This cell contains our key post-processing and visualization logic.

### Hierarchical Non-Maximum Suppression (NMS)
To solve the problem of multiple overlapping boxes for a single object, we implement a custom NMS function. It sorts detections not just by confidence, but by a **priority score** based on the waterfall logic (`confirmed` > `rescued_l2` > `rescued_l1`). This ensures the most specific and reliable detection is always chosen.

In [None]:
# --- NMS and Visualization Helpers ---

def calculate_iou(box1, box2):
    """Calculates Intersection over Union for two bounding boxes."""
    x1_inter = max(box1[0], box2[0])
    y1_inter = max(box1[1], box2[1])
    x2_inter = min(box1[2], box2[2])
    y2_inter = min(box1[3], box2[3])

    inter_area = max(0, x2_inter - x1_inter) * max(0, y2_inter - y1_inter)
    if inter_area == 0: return 0.0
    
    box1_area = (box1[2] - box1[0]) * (box1[3] - box1[1])
    box2_area = (box2[2] - box2[0]) * (box2[3] - box1[1])
    union_area = box1_area + box2_area - inter_area
    
    return inter_area / union_area

def hierarchical_nms(detections: List[Dict], iou_threshold: float) -> List[Dict]:
    """
    Performs Non-Maximum Suppression, prioritizing detections based on the waterfall logic.
    """
    if not detections:
        return []

    priority_map = {'confirmed': 3, 'rescued_l2': 2, 'rescued_l1': 1}
    sorted_detections = sorted(
        detections,
        key=lambda d: (priority_map.get(d['type'], 0), d['confidence']),
        reverse=True
    )
    
    kept_detections = []
    while sorted_detections:
        best_det = sorted_detections.pop(0)
        kept_detections.append(best_det)
        remaining_detections = []
        for det in sorted_detections:
            if calculate_iou(best_det['bbox'], det['bbox']) < iou_threshold:
                remaining_detections.append(det)
        sorted_detections = remaining_detections
        
    return kept_detections

# --- NEW: Advanced Visualization Code with Collision Avoidance ---
try:
    from matplotlib.font_manager import FontProperties
    font_prop = FontProperties(fname=FONT_PATH, size=11)
    FONT_NAME = font_prop.get_name()
    print(f"Using font: {FONT_NAME}")
except Exception:
    print(f"Font at {FONT_PATH} not found.
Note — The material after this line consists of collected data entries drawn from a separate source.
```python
class ShackHartmann:
    def __init__(self, nSubap, telescope, lightRatio, threshold_cog=0.01, is_geometric=False, binning_factor=1,
                 padding_extension_factor=1, threshold_convolution=0.05, shannon_sampling=False, unit_P2V=False):
        self.tag = "shackHartmann"
        self.telescope = telescope
        if telescope.src is None:
            raise AttributeError("The telescope was not coupled to any source object! Make sure to couple it with an src object using src*tel")
        if binning_factor != 1 or padding_extension_factor > 2:
            raise NotImplementedError("binning_factor != 1 / extended field of view are out of scope")
        if getattr(telescope.src, "type", "NGS") == "LGS":
            raise NotImplementedError("LGS spot elongation is out of scope")
        self.device = telescope.device
        self.n_envs = telescope.n_envs
        self._is_geometric = bool(is_geometric)
        self.nSubap = int(nSubap)
        self._lightRatio = lightRatio
        self.binning_factor = 1
        self.zero_padding = 2
        self.padding_extension_factor = padding_extension_factor
        self.threshold_convolution = threshold_convolution
        self.threshold_cog = threshold_cog
        self.shannon_sampling = shannon_sampling
        self.unit_P2V = unit_P2V
        R = telescope.resolution
        if R % self.nSubap != 0:
            raise ValueError("telescope.resolution must be a multiple of nSubap")
        self.n_pix_subap = R // self.nSubap
        if self.n_pix_subap not in _SUPPORTED_N:
            raise NotImplementedError(f"{self.n_pix_subap} pixels per subaperture: compiled sizes are {_SUPPORTED_N}")
        self.n_pix_subap_init = self.n_pix_subap
        self.n_pix_lenslet_init = self.n_pix_subap * self.zero_padding
        self.n_pix_lenslet = self.n_pix_lenslet_init
        self.is_extended = False
        self.is_LGS = False
        self.cam = Detector(round(self.nSubap * self.n_pix_subap))
        self.cam.photonNoise = 0
        self.cam.readoutNoise = 0
        src = telescope.src
        self.fov_lenslet_arcsec = (self.n_pix_subap * 206265 * self.binning_factor / self.padding_extension_factor
                                   * src.wavelength / (telescope.D / self.nSubap)) / (1 + self.shannon_sampling)
        self.fov_pixel_arcsec = self.fov_lenslet_arcsec / self.n_pix_subap
        self.fov_pixel_binned_arcsec = self.fov_lenslet_arcsec / self.n_pix_subap_init
        self.get_camera_frame_multi = False
        self.env_offset = 0
        self.use_fused = os.environ.get("AOENV_WFS", "kernels") == "fused" and not self._is_geometric
        self.keep_frame = False
        self._fused_plans = {}
        self.inline_dm = os.environ.get("AOENV_WFS_INLINE_DM", "1") != "0"
        self._dm_window_cache = {}
        self._last_inputs = None
        ii, jj = np.meshgrid(np.arange(self.nSubap), np.arange(self.nSubap), indexing="ij")
        self.index_x, self.index_y = ii.reshape(-1), jj.reshape(-1)
        self.initialize_flux()
        self._select_valid()
        B = self.n_envs
        self._frame = None if self._is_geometric else torch.zeros((B, R, R), dtype=torch.float32, device=self.device)
        self._envmax = torch.zeros((B,), dtype=torch.int32, device=self.device)
        self._stats = torch.zeros((B, 4), dtype=torch.float64, device=self.device)
        self._signal = torch.zeros((B, self._lds), dtype=torch.float32, device=self.device)
        self._signal_planes = torch.zeros((2, B, self._lds), dtype=torch.bfloat16, device=self.device)
        self._signal_is_multi = False
        self.initialize_wfs()

    def initialize_flux(self, input_flux_map=None):
        src, nS, n = self.telescope.src, self.nSubap, self.n_pix_subap
        flux = np.asarray(src.fluxMap if input_flux_map is None else input_flux_map.T, dtype=np.float64)
        self.photon_per_subaperture = flux.reshape(nS, n, nS, n).sum(axis=(1, 3)).reshape(-1)
        self.photon_per_subaperture_2D = self.photon_per_subaperture.reshape(nS, nS)
        self._amp = torch.as_tensor(np.sqrt(flux), dtype=torch.float32, device=self.device).contiguous()
        if self._is_geometric:
            self._flux = torch.as_tensor(flux, dtype=torch.float32, device=self.device).contiguous()
        self.current_nPhoton = src.nPhoton
        self._flux_version = getattr(src, "_flux_version", 0)
        pup = np.asarray(self.telescope.pupil)
        inside = pup > 0
        vals = flux[inside]
        self._uniform_flux = bool(inside.any() and np.all((pup == 0) | (pup == 1)) and np.all(flux[~inside] == 0)
                                  and np.all(vals == vals[0]))
        self._amp0 = float(np.sqrt(vals[0])) if self._uniform_flux else 0.0
        self._pupil8 = torch.as_tensor(inside.astype(np.uint8), device=self.device).contiguous()

    def _select_valid(self):
        nS = self.nSubap
        pps = self.photon_per_subaperture
        self.valid_subapertures = (pps >= self._lightRatio * pps.max()).reshape(nS, nS)
        self.valid_subapertures_1D = self.valid_subapertures.reshape(-1)
        self.validLenslets_x, self.validLenslets_y = np.where(self.valid_subapertures)
        self.valid_slopes_maps = np.concatenate((self.valid_subapertures, self.valid_subapertures))
        self.nValidSubaperture = int(self.valid_subapertures.sum())
        self.nSignal = 2 * self.nValidSubaperture
        self._lds = (self.nSignal + 15) // 16 * 16
        dev = self.device
        self._valid_u8 = torch.as_tensor(self.valid_subapertures_1D.astype(np.uint8), device=dev).contiguous()
        self._valid_idx = torch.as_tensor(np.nonzero(self.valid_subapertures_1D)[0].astype(np.int32), device=dev).contiguous()
        slot = np.full(nS * nS, -1, dtype=np.int32)
        slot[np.nonzero(self.valid_subapertures_1D)[0]] = np.arange(self.nValidSubaperture, dtype=np.int32)
        self._slot_of = torch.as_tensor(slot, device=dev).contiguous()
        v1 = np.asarray(self.valid_subapertures_1D).astype(bool).reshape(-1)
        self._lit_first = torch.as_tensor(np.concatenate([np.nonzero(v1)[0], np.nonzero(~v1)[0]]).astype(np.int32),
                                          device=dev).contiguous()
        self._fused_plans = {}

    @property
    def lightRatio(self):
        return self._lightRatio

    @lightRatio.setter
    def lightRatio(self, val):
        self._lightRatio = val
        self._select_valid()
        self._signal = torch.zeros((self.n_envs, self._lds), dtype=torch.float32, device=self.device)
        self._signal_planes = torch.zeros((2, self.n_envs, self._lds), dtype=torch.bfloat16, device=self.device)
        self.initialize_wfs()

    @property
    def is_geometric(self):
        return self._is_geometric

    @is_geometric.setter
    def is_geometric(self, val):
        if bool(val) != self._is_geometric:
            raise NotImplementedError("the calibration (reference, slope units) belongs to the sensor mode: build a new "
                                      "ShackHartmann(is_geometric=...) instead of switching it")

    def _dm_windows_host(self, dm_tables):
        nS, n = self.nSubap, self.n_pix_subap
        R = nS * n
        by, gy = dm_tables["by_host"], dm_tables["gy_host"]
        lo = by[:, 0].reshape(nS, n).min(axis=1)
        hi = by[:, 1].reshape(nS, n).max(axis=1)
        need = int((hi - lo + 1).max())
        WL = 14 if need <= 14 else (18 if need <= 18 else 0)
        if WL == 0:
            return 0, None, None
        half = (WL + 1) // 2
        hp = (half + 3) // 4 * 4
        wl = np.zeros((R, 2 * hp), dtype=np.float32)
        for y in range(R):
            i0 = lo[y // n]
            for i in range(by[y, 0], by[y, 1] + 1):
                t = i - i0
                wl[y, (t // half) * hp + t % half] = gy[i, y]
        return WL, lo.astype(np.int32), wl

    def _dm_windows(self, dm_tables):
        key = id(dm_tables)
        hit = self._dm_window_cache.get(key)
        if hit is None:
            WL, ilr, wlr = self._dm_windows_host(dm_tables)
            hit = (WL, None, None) if WL == 0 else (
                WL, torch.as_tensor(ilr, dtype=torch.int32, device=self.device).contiguous(),
                torch.as_tensor(wlr, dtype=torch.float32, device=self.device).contiguous())
            self._dm_window_cache[key] = (hit, dm_tables)
        else:
            hit = hit[0]
        return hit if hit[0] != 0 else None

    def _fused_plan(self, dm_tables):
        key = id(dm_tables) if dm_tables is not None else 0
        plan = self._fused_plans.get(key)
        if plan is not None:
            return plan
        lib, nS, n, dev = _lib.load(), self.nSubap, self.n_pix_subap, self.device
        R = nS * n
        groups = int(os.environ.get("AOENV_WFS_GROUPS", "4"))
        valid = self.valid_subapertures
        lit_row = valid.sum(axis=1).astype(np.float64)
        WL, ilr, wlr = 0, None, None
        if dm_tables is not None:
            WL, ilr, wlr = self._dm_windows_host(dm_tables)
            if WL == 0:
                raise NotImplementedError("DM influence bands are too wide for the fused kernel")

        def t_rows_for(rs):
            if ilr is None:
                return 0
            return int(max(ilr[rs[k + 1] - 1] + WL - ilr[rs[k]] for k in range(len(rs) - 1)))

        Cmax = min(16, nS)
        cost = 0.26 * nS + lit_row
        pre = np.concatenate([[0.0], np.cumsum(cost)])
        seg = pre[None, :] - pre[:, None]
        best = np.full((Cmax + 1, nS + 1), np.inf)
        arg = np.zeros((Cmax + 1, nS + 1), dtype=np.int64)
        best[0, 0] = 0.0
        for c in range(1, Cmax + 1):
            for e in range(c, nS + 1):
                v = np.maximum(best[c - 1, c - 1:e], seg[c - 1:e, e])
                k = int(np.argmin(v))
                best[c, e], arg[c, e] = v[k], c - 1 + k

        def partition(C_):
            rs, e = [nS], nS
            for c in range(C_, 0, -1):
                e = int(arg[c, e])
                rs.append(e)
            return rs[::-1]

        def smem_for(rs):
            rows_max = max(rs[k + 1] - rs[k] for k in range(len(rs) - 1))
            return lib.aoenv_shwfs_fused_smem(nS, n, rows_max, groups, t_rows_for(rs), WL)
        forced = os.environ.get("AOENV_WFS_CLUSTER")
        limit = 227 * 1024
        cands = {c: partition(c) for c in range(1, Cmax + 1)}
        if forced:
            cluster = int(forced)
        else:
            fit8 = [c for c in cands if c <= 8 and 0 < smem_for(cands[c]) <= limit]
            good = [c for c in fit8 if nS * nS // c >= 96]
            if good:
# ... 268 lines not shown
```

Using default 'sans-serif'.")
    FONT_NAME = 'sans-serif'
    font_prop = FontProperties(family=FONT_NAME, size=11, weight='bold')

plt.rcParams['font.family'] = FONT_NAME

COLORS = {
    'baseline_high_conf': '#3498db', # Blue
    'confirmed': '#2ecc71',          # Green
    'rescued_l2': '#e67e22',          # Orange
    'rescued_l1': '#e74c3c',          # Red
}

def _get_text_bbox(ax, x, y, text, font_prop):
    """
    Internal helper to calculate the bounding box of a text label in data coordinates
    before it is drawn. This is essential for collision detection.
    """
    text_obj = ax.text(x, y, text, fontproperties=font_prop, 
                       bbox=dict(facecolor='red', alpha=1, pad=3, edgecolor='none', boxstyle='round,pad=0.4'))
    # Use the figure's renderer to calculate the pixel bounding box
    renderer = ax.get_figure().canvas.get_renderer()
    bbox_pixel = text_obj.get_window_extent(renderer=renderer)
    # Transform the pixel bounding box back into data coordinates
    bbox_data = ax.transData.inverted().transform(bbox_pixel)
    text_obj.remove() # Clean up the temporary text object
    return bbox_data

def _check_overlap(box1, box2):
    """Checks if two bounding boxes (x1, y1, x2, y2) overlap."""
    return not (box1[2] < box2[0] or box1[0] > box2[2] or box1[3] < box2[1] or box1[1] > box2[3])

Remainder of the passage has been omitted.